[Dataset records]
*****
struct MsmScratch {
    u32 *sorted, *cursor;
    ge *bsum, *psum, *tmp;
    u32* ticket;
    size_t bytes;
};
static MsmScratch msm_scratch_layout(void* base, size_t n_msm, size_t n_terms, size_t W, size_t K, size_t out_items = 1) {
    auto up = [](size_t x) { return (x + 255) / 256 * 256; };
    MsmScratch m;
    size_t o = 0;
    m.sorted = reinterpret_cast<u32*>(static_cast<u8*>(base) + o);
    o += up(n_msm * n_terms * W * sizeof(u32));
    m.cursor = reinterpret_cast<u32*>(static_cast<u8*>(base) + o);
    o += up(n_msm * (K + 1) * sizeof(u32));
    m.bsum = reinterpret_cast<ge*>(static_cast<u8*>(base) + o);
    o += n_msm * K * sizeof(ge);
    m.psum = reinterpret_cast<ge*>(static_cast<u8*>(base) + o);
    o += n_msm * ACC_T * sizeof(ge);
    m.tmp = reinterpret_cast<ge*>(static_cast<u8*>(base) + o);
    o += up(n_msm * out_items * sizeof(ge));
    m.ticket = reinterpret_cast<u32*>(static_cast<u8*>(base) + o);
    o += 256;
    m.bytes = o;
    return m;
}
size_t msm_scratch_bytes(uint32_t n_msm, uint32_t n_terms) {
    const u32 split = msm_split(n_msm, n_terms), n_sub = (n_terms + split - 1) / split;
    size_t a = msm_scratch_layout(nullptr, (size_t)n_msm * split, n_sub, MSM_W, MSM_K).bytes;
    if (split > 1) a = std::max(a, msm_scratch_layout(nullptr, (size_t)n_msm * split, n_sub, SMALL_W, SMALL_K).bytes);
    const size_t b = msm_scratch_layout(nullptr, n_msm, n_terms, MSM_W, MSM_K).bytes;
    return a > b ? a : b;
}

static inline u32 acc_grid(bbp_ctx*, u32 n_work) {
#ifdef BBP_ACC_PERSIST
    static const u32 cap = [] { const char* e = getenv("BBP_ACC_PERSIST_GRID"); return e ? (u32)atoi(e) : 512u; }();
    return n_work < cap ? n_work : cap;
#else
    return n_work * ACC_WGS;
#endif
}

int32_t fold_generators_launch(bbp_ctx* ctx, uint32_t n_proofs, const sc* g_dev, const sc* h_dev, ge* out_dev, hipStream_t stream,
                               int scratch_slot) {
    if (n_proofs == 0) return BBP_OK;
    const size_t n_msm = 2 * (size_t)n_proofs;
    const u32 split = msm_split((u32)n_msm, 2048), n_sub = (2048 + split - 1) / split;
    const size_t n_work = n_msm * split;
    DevBuf& scratch = ctx->slice_fold[scratch_slot];
    int32_t rc = dev_reserve(ctx, scratch, msm_scratch_layout(nullptr, n_work, n_sub, FOLD_W, FOLD_K, FOLD_CLS).bytes);
    if (rc) return rc;
    const MsmScratch m = msm_scratch_layout(scratch.p, n_work, n_sub, FOLD_W, FOLD_K, FOLD_CLS);
    {
        ScopedEvent ev(ctx, TAG_MSM_SORT, stream);
        if (ctx->msm_knobs.sort_staged & 2) {
            if (!ctx->sort_lds_attr1) {
                BBP_HIP_TRY(ctx, hipFuncSetAttribute((const void*)k_msm_sort_staged<1, SORT_S_FOLD>, hipFuncAttributeMaxDynamicSharedMemorySize, (int)(sort_cap<1>::V * 4)));
                ctx->sort_lds_attr1 = true;
            }
            hipLaunchKernelGGL((k_msm_sort_staged<1, SORT_S_FOLD>), dim3((u32)n_work), dim3(SORT_T), sort_cap<1>::V * 4, stream, (const u32*)g_dev, (const u32*)h_dev, 2048u, 1u,
                               n_sub, split, m.sorted, m.cursor, (const u32*)nullptr, (const u32*)nullptr, sort_cap<1>::V, m.ticket);
        } else
            hipLaunchKernelGGL(k_msm_sort<1>, dim3((u32)n_work), dim3(SORT_T), 0, stream, (const u32*)g_dev, (const u32*)h_dev, 2048u, 1u, n_sub, split,
                               m.sorted, m.cursor, (const u32*)nullptr, (const u32*)nullptr, m.ticket);
        BBP_HIP_TRY(ctx, hipGetLastError());
    }
    {
        ScopedEvent ev(ctx, TAG_MSM, stream);
        hipLaunchKernelGGL(k_msm_acc<1>, dim3(acc_grid(ctx, (u32)n_work)), dim3(ACC_WG), 0, stream, ctx->ptable, m.sorted, m.cursor, n_sub, m.bsum, m.psum,
                           split > 1 ? m.tmp : out_dev, (const u32*)nullptr, ctx->health, (u32)n_work, m.ticket);
        BBP_HIP_TRY(ctx, hipGetLastError());
    }
    ScopedEvent evf(ctx, TAG_MSM_FOLD, stream);
    hipLaunchKernelGGL(k_msm_fold<1>, dim3((u32)n_work), dim3(MSM_T), 0, stream, m.cursor, m.bsum, m.psum, split > 1 ? m.tmp : out_dev,
                       (const u32*)nullptr);
    BBP_HIP_TRY(ctx, hipGetLastError());
    if (split > 1) {
        const u32 n_out = (u32)n_msm * FOLD_CLS;
        hipLaunchKernelGGL(k_msm_reduce, dim3((n_out * REDUCE_L + 63) / 64), dim3(64), lds_token(ctx), stream, n_out, split, (u32)FOLD_CLS, m.tmp, out_dev);
        BBP_HIP_TRY(ctx, hipGetLastError());
    }
    return BBP_OK;
}

__global__ __launch_bounds__(64) void k_encode(const ge* __restrict__ pts, u32 n, u32* __restrict__ out_words) {
    u32 i = blockIdx.x * blockDim.x + threadIdx.x;
    if (i >= n) return;
    ge p = pts[i];
    u32 w[8];
    ge_encode_words(w, p);
    uint4* o = reinterpret_cast<uint4*>(out_words + (size_t)i * 8);
    o[0] = make_uint4(w[0], w[1], w[2], w[3]);
    o[1] = make_uint4(w[4], w[5], w[6], w[7]);
}

__global__ void k_debug_poke(u32* sorted) { sorted[0] = 0x7ffffff0u; }

int32_t msm_launch(bbp_ctx* ctx, uint32_t n_msm, uint32_t n_terms, const u32* scalars_dev, const u32* base_idx_dev,
                   ge* out_points_dev, hipStream_t stream, uint32_t n_idx_sets, int scratch_slot, const u32* msm_map_dev,
                   const u32* n_active_dev, bool chain_acc) {
    if (n_msm == 0) return BBP_OK;
    if (n_terms == 0 || n_terms > 65535u) {
        ctx->err = "msm_launch: n_terms out of range";
        return BBP_ERR_BAD_ARG;
    }
    DevBuf& scratch = scratch_slot ? ctx->slice_sorted[scratch_slot] : ctx->sorted;
    int32_t rc = dev_reserve(ctx, scratch, msm_scratch_bytes(n_msm, n_terms));
    if (rc) return rc;
    const MsmPlan plan = plan_msm(ctx->msm_knobs, n_msm, n_terms, n_active_dev != nullptr);
    const u32 split = plan.split, n_sub = plan.n_sub, n_work = plan.n_work;
    if (plan.geom == MsmPlan::SMALL) {
        const MsmScratch ms = msm_scratch_layout(scratch.p, n_work, n_sub, SMALL_W, SMALL_K);
        {
            ScopedEvent ev(ctx, TAG_MSM_SORT, stream);
            hipLaunchKernelGGL(k_msm_sort<2>, dim3(n_work), dim3(SORT_T), 0, stream, scalars_dev, base_idx_dev, n_terms, n_idx_sets, n_sub, split, ms.sorted, ms.cursor,
                               msm_map_dev, n_active_dev, ms.ticket);
            BBP_HIP_TRY(ctx, hipGetLastError());
        }
        if (ctx->debug_corrupt) {
            ctx->debug_corrupt = 0;
            hipLaunchKernelGGL(k_debug_poke, dim3(1), dim3(1), 0, stream, ms.sorted);
            BBP_HIP_TRY(ctx, hipGetLastError());
        }
        {
            ScopedEvent ev(ctx, TAG_MSM, stream);
            hipLaunchKernelGGL(k_msm_acc<2>, dim3(acc_grid(ctx, n_work)), dim3(ACC_WG), 0, stream, ctx->ptable, ms.sorted, ms.cursor, n_sub, ms.bsum, ms.psum, ms.tmp,
                               n_active_dev, ctx->health, n_work, ms.ticket);
            BBP_HIP_TRY(ctx, hipGetLastError());
        }
        {
            ScopedEvent evf(ctx, TAG_MSM_FOLD, stream);
            hipLaunchKernelGGL(k_msm_fold<2>, dim3(n_work), dim3(MSM_T), 0, stream, ms.cursor, ms.bsum, ms.psum, ms.tmp, n_active_dev);
            BBP_HIP_TRY(ctx, hipGetLastError());
        }
        hipLaunchKernelGGL(k_msm_reduce, dim3((n_msm * REDUCE_L + 63) / 64), dim3(64), lds_token(ctx), stream, n_msm, split, 1u, ms.tmp, out_points_dev);
        BBP_HIP_TRY(ctx, hipGetLastError());
        return BBP_OK;
    }
    const MsmScratch m = msm_scratch_layout(scratch.p, n_work, n_sub, MSM_W, MSM_K);
    {
        ScopedEvent ev(ctx, TAG_MSM_SORT, stream);
        if (plan.sort != MsmPlan::PLAIN) {
            const u32 cap = plan.sort_cap;
            if (!ctx->sort_lds_attr) {
                BBP_HIP_TRY(ctx, hipFuncSetAttribute((const void*)k_msm_sort_staged<0, SORT_S>, hipFuncAttributeMaxDynamicSharedMemorySize, (int)(SORT_CAP_WIDE * 4)));
                BBP_HIP_TRY(ctx, hipFuncSetAttribute((const void*)k_msm_sort_staged<0, SORT_S_WIDE>, hipFuncAttributeMaxDynamicSharedMemorySize, (int)(SORT_CAP_WIDE * 4)));
                ctx->sort_lds_attr = true;
            }
            if (n_sub > (u32)SORT_S_WIDE * SORT_T) {
                ctx->err = "msm_launch: staged sort planned for more terms than its lanes hold";
                return BBP_ERR_INTERNAL;
            }
            if (n_sub <= (u32)SORT_S * SORT_T)
                hipLaunchKernelGGL((k_msm_sort_staged<0, SORT_S>), dim3(n_work), dim3(SORT_T), cap * 4, stream, scalars_dev, base_idx_dev, n_terms, n_idx_sets, n_sub, split,
                                   m.sorted, m.cursor, msm_map_dev, n_active_dev, cap, m.ticket);
            else
                hipLaunchKernelGGL((k_msm_sort_staged<0, SORT_S_WIDE>), dim3(n_work), dim3(SORT_T), cap * 4, stream, scalars_dev, base_idx_dev, n_terms, n_idx_sets, n_sub, split,
                                   m.sorted, m.cursor, msm_map_dev, n_active_dev, cap, m.ticket);
        }
        else
            hipLaunchKernelGGL(k_msm_sort<0>, dim3(n_work), dim3(SORT_T), 0, stream, scalars_dev, base_idx_dev, n_terms, n_idx_sets, n_sub, split,
                               m.sorted, m.cursor, msm_map_dev, n_active_dev, m.ticket);
        BBP_HIP_TRY(ctx, hipGetLastError());
    }
    if (ctx->debug_corrupt) {
        ctx->debug_corrupt = 0;
        hipLaunchKernelGGL(k_debug_poke, dim3(1), dim3(1), 0, stream, m.sorted);
        BBP_HIP_TRY(ctx, hipGetLastError());
    }
    chain_acc = chain_acc && ctx->verify_serial_acc;
    if (chain_acc && ctx->vacc_valid)
        BBP_HIP_TRY(ctx, hipStreamWaitEvent(stream, ctx->ev_vacc[ctx->vacc_seq % bbp_ctx::VACC_RING], 0));
    {
        ScopedEvent ev(ctx, TAG_MSM, stream);
        hipLaunchKernelGGL(k_msm_acc<0>, dim3(acc_grid(ctx, n_work)), dim3(ACC_WG), 0, stream, ctx->ptable, m.sorted, m.cursor, n_sub, m.bsum, m.psum,
                           split > 1 ? m.tmp : out_points_dev, n_active_dev, ctx->health, n_work, m.ticket);
        BBP_HIP_TRY(ctx, hipGetLastError());
    }
    static const bool chain_after_fold = getenv("BBP_VERIFY_CHAIN_AFTER_FOLD") && atoi(getenv("BBP_VERIFY_CHAIN_AFTER_FOLD"));
    if (chain_acc && !chain_after_fold) {
        ctx->vacc_seq++;
        BBP_HIP_TRY(ctx, hipEventRecord(ctx->ev_vacc[ctx->vacc_seq % bbp_ctx::VACC_RING], stream));
        ctx->vacc_valid = true;
    }
    ScopedEvent evf(ctx, TAG_MSM_FOLD, stream);
    if (plan.fold == MsmPlan::HALF)
        hipLaunchKernelGGL(k_msm_fold_half, dim3((n_work + 1) / 2), dim3(64), 0, stream, m.cursor, m.bsum, m.psum, split > 1 ? m.tmp : out_points_dev,
                           n_work, n_active_dev);
    else
        hipLaunchKernelGGL(k_msm_fold<0>, dim3(n_work), dim3(MSM_T), 0, stream, m.cursor, m.bsum, m.psum, split > 1 ? m.tmp : out_points_dev, n_active_dev);
    BBP_HIP_TRY(ctx, hipGetLastError());
    if (chain_acc && chain_after_fold) {
        ctx->vacc_seq++;
        BBP_HIP_TRY(ctx, hipEventRecord(ctx->ev_vacc[ctx->vacc_seq % bbp_ctx::VACC_RING], stream));
        ctx->vacc_valid = true;
    }
    if (plan.reduce) {
        hipLaunchKernelGGL(k_msm_reduce, dim3((n_msm * REDUCE_L + 63) / 64), dim3(64), lds_token(ctx), stream, n_msm, split, 1u, m.tmp, out_points_dev);
        BBP_HIP_TRY(ctx, hipGetLastError());
    }
#ifdef BBP_MSM_PROF
    static int launches = 0;
    if (++launches % 16 == 0) {
        unsigned long long h[8], sp[4][16];
        (void)hipStreamSynchronize(stream);
        (void)hipMemcpyFromSymbol(sp, HIP_SYMBOL(g_sort_prof), sizeof sp);
        for (int c = 0; c < 4; c++) {
            if (!sp[c][15]) continue;
            fprintf(stderr, "[sort prof class %d, %llu workgroups, 10ns ticks of lane 0 per workgroup]", c, sp[c][15]);
            for (int i = 0; i < 15; i++) fprintf(stderr, " %.1f", (double)sp[c][i] / (double)sp[c][15]);
            fprintf(stderr, "\n");
        }
        (void)hipMemcpyFromSymbol(h, HIP_SYMBOL(g_msm_prof), sizeof h);
        fprintf(stderr, "[msm prof, %d launches, 10ns ticks of lane 0 summed over WGs] load %llu D1 %llu D1wait %llu D2 %llu E %llu; D1 shader clock %.0f MHz\n", launches,
                h[1], h[2], h[3], h[4], h[5], 100.0 * (double)h[6] / (double)h[2]);
    }
#endif
    return BBP_OK;
}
*****
Exercise description: Copy out the lines above exactly, beginning at the one that contains "u32* ticket;" and ending at the one that contains "o += n_msm * ACC_T * sizeof(ge);".

Response:
    u32* ticket;
    size_t bytes;
};
static MsmScratch msm_scratch_layout(void* base, size_t n_msm, size_t n_terms, size_t W, size_t K, size_t out_items = 1) {
    auto up = [](size_t x) { return (x + 255) / 256 * 256; };
    MsmScratch m;
    size_t o = 0;
    m.sorted = reinterpret_cast<u32*>(static_cast<u8*>(base) + o);
    o += up(n_msm * n_terms * W * sizeof(u32));
    m.cursor = reinterpret_cast<u32*>(static_cast<u8*>(base) + o);
    o += up(n_msm * (K + 1) * sizeof(u32));
    m.bsum = reinterpret_cast<ge*>(static_cast<u8*>(base) + o);
    o += n_msm * K * sizeof(ge);
    m.psum = reinterpret_cast<ge*>(static_cast<u8*>(base) + o);
    o += n_msm * ACC_T * sizeof(ge);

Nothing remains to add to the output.